TL;DR

  • Systems determine business success, not talent; build the right systems to ensure your development, sales, and service run smoothly
  • When you hire, be sure your candidate has skills that have a place in your company and can contribute to your longterm goals; don’t just hire for a position or a task
  • Maintain open communication with employees and provide both positive and constructive feedback for improvement; if they are not performing well, move them elsewhere in the company where their skills will be better put to use
  • Spread project execution across a larger group, giving many people the chance to contribute and a clear view of how other employees work
  • Know what you should delegate and what you shouldn’t; stay in control of your finances and brand
  • Don’t confuse delegation and abdication; proper delegation allows you to retain oversight and control, while abdication turns success or failure entirely over to someone else who doesn’t have a vested interest in your company

 

Recently, I had the privilege of sitting down with Jonathan Cronstedt, President of e-learning company Kajabi.

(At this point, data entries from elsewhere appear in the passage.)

__host__ __device__ inline size_t sel_warp_bytes(int cap_keys, int segs) {
  return (size_t)cap_keys * 4 + (size_t)cap_keys * 2 + (size_t)((segs + 1 + 3) & ~3) * 4;
}
constexpr int SEL_WARPS = 8;

__device__ __forceinline__ bool load_record(const FinParams& p, long long row, const int* soff, int rec, int total_rec,
                                            unsigned int& ix0, float (&sc)[8]) {
  if (rec >= total_rec) return false;
  int lo = 0, hi = p.segs;
  while (hi - lo > 1) { const int mid = (lo + hi) >> 1; if (soff[mid] <= rec) lo = mid; else hi = mid; }
  const long long at = (row * p.segs + lo) * p.cap_part + (rec - soff[lo]);
  ix0 = __ldg(p.cand_i + at);
  const float4 s0 = __ldg(reinterpret_cast<const float4*>(p.cand_s + at * 8));
  const float4 s1 = __ldg(reinterpret_cast<const float4*>(p.cand_s + at * 8) + 1);
  sc[0] = s0.x; sc[1] = s0.y; sc[2] = s0.z; sc[3] = s0.w; sc[4] = s1.x; sc[5] = s1.y; sc[6] = s1.z; sc[7] = s1.w;
  return true;
}

template <int MODE>
__global__ void __launch_bounds__(SEL_WARPS * 32)
tc_select_kernel(const FinParams p) {
  extern __shared__ __align__(16) unsigned char fsm[];
  const int warp = threadIdx.x >> 5, lane = threadIdx.x & 31;
  const long long row = (long long)blockIdx.x * SEL_WARPS + warp;
  if (row >= p.Q) return;
  unsigned char* base = fsm + (size_t)warp * sel_warp_bytes(p.cap_keys, p.segs);
  unsigned int* keys = reinterpret_cast<unsigned int*>(base);
  unsigned short* loc = reinterpret_cast<unsigned short*>(keys + p.cap_keys);
  int* soff = reinterpret_cast<int*>(loc + p.cap_keys);
  const unsigned int n32 = (unsigned int)p.N;
  unsigned int* band = p.band_idx + row * p.cap_band;

  int carry = 0; bool bad = false;
  for (int s0 = 0; s0 < p.segs; s0 += 32) {
    const int s = s0 + lane;
    int c = 0;
    if (s < p.segs) {
      const unsigned int cc = __ldg(p.count + row * p.segs + s);
      if (cc > (unsigned int)p.cap_part) bad = true; else c = (int)cc;
    }
    const int inc = warp_incl_scan(c, lane);
    if (s < p.segs) soff[s + 1] = carry + inc;
    carry += __shfl_sync(0xffffffffu, inc, 31);
  }
  if (lane == 0) soff[0] = 0;
  if (__any_sync(0xffffffffu, bad)) {
    if (lane == 0) { p.overflow[row] = 1; p.band_n[row] = 0; }
    return;
  }
  __syncwarp();
  const int total_rec = soff[p.segs];
  const float thr_row = p.thr[row];
  if (MODE != FIN_COUNT && total_rec >= 8192) {
    if (lane == 0) { p.overflow[row] = 1; p.band_n[row] = 0; }
    return;
  }

  if (MODE == FIN_COUNT) {
    const float eps = 0.5f * p.cut[row];
    const float pos_s = ldexpf(p.pos[row], p.hdr->st.exp + p.qexp[row]);
    const float hi = pos_s + eps, lo_b = pos_s - eps;
    int definite = 0, m = 0;
    for (int rb = 0; rb < total_rec; rb += 32) {
      unsigned int ix0 = 0, amb = 0; int cnt = 0; float sc[8];
      if (load_record(p, row, soff, rb + lane, total_rec, ix0, sc)) {
#pragma unroll
        for (int j = 0; j < 8; ++j) {
          const bool real = ix0 + j < n32;
          definite += (real && sc[j] > hi) ? 1 : 0;
          const bool a = real && sc[j] > lo_b && !(sc[j] > hi);
          amb |= a ? (1u << j) : 0u; cnt += a ? 1 : 0;
        }
      }
      const int incl = warp_incl_scan(cnt, lane);
      const int tot = __shfl_sync(0xffffffffu, incl, 31);
      if (m + tot <= p.cap_band) {
        int at_pos = m + incl - cnt;
#pragma unroll
        for (int j = 0; j < 8; ++j)
          if (amb & (1u << j)) { band[at_pos] = ix0 + j; ++at_pos; }
      }
      m += tot;
    }
    definite = __reduce_add_sync(0xffffffffu, definite);
    if (lane == 0) {
      if (definite >= p.k) { p.out_count[row] = p.k; p.band_n[row] = 0; p.overflow[row] = 0; }
      else if (m > p.cap_band) { p.overflow[row] = 1; p.band_n[row] = 0; }
      else { p.out_count[row] = definite; p.band_n[row] = m; p.overflow[row] = 0; }
    }
    return;
  }

  int n = 0;
  unsigned int kmax = 0u, kmin = 0xFFFFFFFFu;
  for (int rb = 0; rb < total_rec; rb += 32) {
    float sc[8]; unsigned int ix0 = 0, keep = 0; int cnt = 0;
    if (load_record(p, row, soff, rb + lane, total_rec, ix0, sc)) {
#pragma unroll
      for (int j = 0; j < 8; ++j) {
        const bool kp = sc[j] >= thr_row && ix0 + j < n32;
        keep |= kp ? (1u << j) : 0u; cnt += kp ? 1 : 0;
      }
    }
    const int incl = warp_incl_scan(cnt, lane);
    const int tot = __shfl_sync(0xffffffffu, incl, 31);
    if (n + tot <= p.cap_keys) {
      int at_pos = n + incl - cnt;
#pragma unroll
      for (int j = 0; j < 8; ++j) {
        if (keep & (1u << j)) {
          const unsigned int key = f2key(sc[j] + 0.0f);
          kmax = max(kmax, key); kmin = min(kmin, key);
          keys[at_pos] = key;
          loc[at_pos] = (unsigned short)(((rb + lane) << 3) | j);
          ++at_pos;
        }
      }
    }
    n += tot;
  }
  if (n > p.cap_keys || (n < p.k && !p.allow_short)) { if (lane == 0) { p.overflow[row] = 1; p.band_n[row] = 0; } return; }
  __syncwarp();
  if (n < p.k) {
    const bool fits = n <= p.cap_band;
    for (int t = lane; t < n && fits; t += 32) {
      const unsigned int l = loc[t];
      const int rec = (int)(l >> 3);
      int lo = 0, hi = p.segs;
      while (hi - lo > 1) { const int mid = (lo + hi) >> 1; if (soff[mid] <= rec) lo = mid; else hi = mid; }
      band[t] = __ldg(p.cand_i + (row * p.segs + lo) * p.cap_part + (rec - soff[lo])) + (l & 7u);
    }
    if (lane == 0) { p.overflow[row] = fits ? 0u : 1u; p.band_n[row] = fits ? n : 0; }
    return;
  }
  kmax = __reduce_max_sync(0xffffffffu, kmax); kmin = __reduce_min_sync(0xffffffffu, kmin);
  unsigned int tau_key;
  {
    const unsigned int diff = kmax ^ kmin;
    const int top = diff ? (31 - __clz(diff)) : -1;
    const unsigned int prefix0 = top >= 31 ? 0u : (top < 0 ? kmax : (kmax & ~((2u << top) - 1u)));
    if (n <= 512) {
      unsigned int kr[16];
#pragma unroll
      for (int j = 0; j < 16; ++j) { const int t = j * 32 + lane; kr[j] = t < n ? keys[t] : 0u; }
      tau_key = warp_kth_largest_regs<16>(kr, p.k, prefix0, top);
    } else if (n <= 1024) {
      unsigned int kr[32];
#pragma unroll
      for (int j = 0; j < 32; ++j) { const int t = j * 32 + lane; kr[j] = t < n ? keys[t] : 0u; }
      tau_key = warp_kth_largest_regs<32>(kr, p.k, prefix0, top);
    } else {
      tau_key = warp_kth_largest_smem(keys, n, p.k, lane, prefix0, top);
    }
  }
  const float lim = key2f(tau_key) - p.cut[row];
  if (!p.allow_short && (!(lim >= thr_row) || !(lim > -INFINITY))) { if (lane == 0) { p.overflow[row] = 1; p.band_n[row] = 0; } return; }
  const unsigned int lim_key = f2key(lim + 0.0f);
  const unsigned int lt_mask = (1u << lane) - 1u;
  int m = 0;
  for (int tb = 0; tb < n; tb += 32) {
    const int t = tb + lane;
    const bool kp = t < n && keys[t] >= lim_key;
    const unsigned int vote = __ballot_sync(0xffffffffu, kp);
    if (kp) {
      const int at_pos = m + __popc(vote & lt_mask);
      if (at_pos < p.cap_band) {
        const unsigned int l = loc[t];
        const int rec = (int)(l >> 3);
        int lo = 0, hi = p.segs;
        while (hi - lo > 1) { const int mid = (lo + hi) >> 1; if (soff[mid] <= rec) lo = mid; else hi = mid; }
        band[at_pos] = __ldg(p.cand_i + (row * p.segs + lo) * p.cap_part + (rec - soff[lo])) + (l & 7u);
      }
    }
    m += __popc(vote);
  }
  if (lane == 0) {
    if (m > p.cap_band) { p.overflow[row] = 1; p.band_n[row] = 0; }
    else { p.overflow[row] = 0; p.band_n[row] = m; }
  }
}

Cronstedt has several successful stints as CEO or founder under his belt, so I wanted to talk about the pervasive problem of bad (or no) delegation in the entrepreneurial world.

To best illustrate the lessons he learned in this arena, I decided to retrace his career steps, starting in his college days…

In the early summer of 2002, Cronstedt landed a sales job at Fletcher Jones Motorcars.

The job was, as he recalls, very regimented: “Everything funneled through the Business Development Center at the dealership, and all of the calls were scripted. It was very systematic.”

That systematic approach was a form of “designed delegation” that ensured sales representatives never left clients in the lurch—a follow-up was always delivered by staff members whose specific job was to maintain communication with prospects and customers.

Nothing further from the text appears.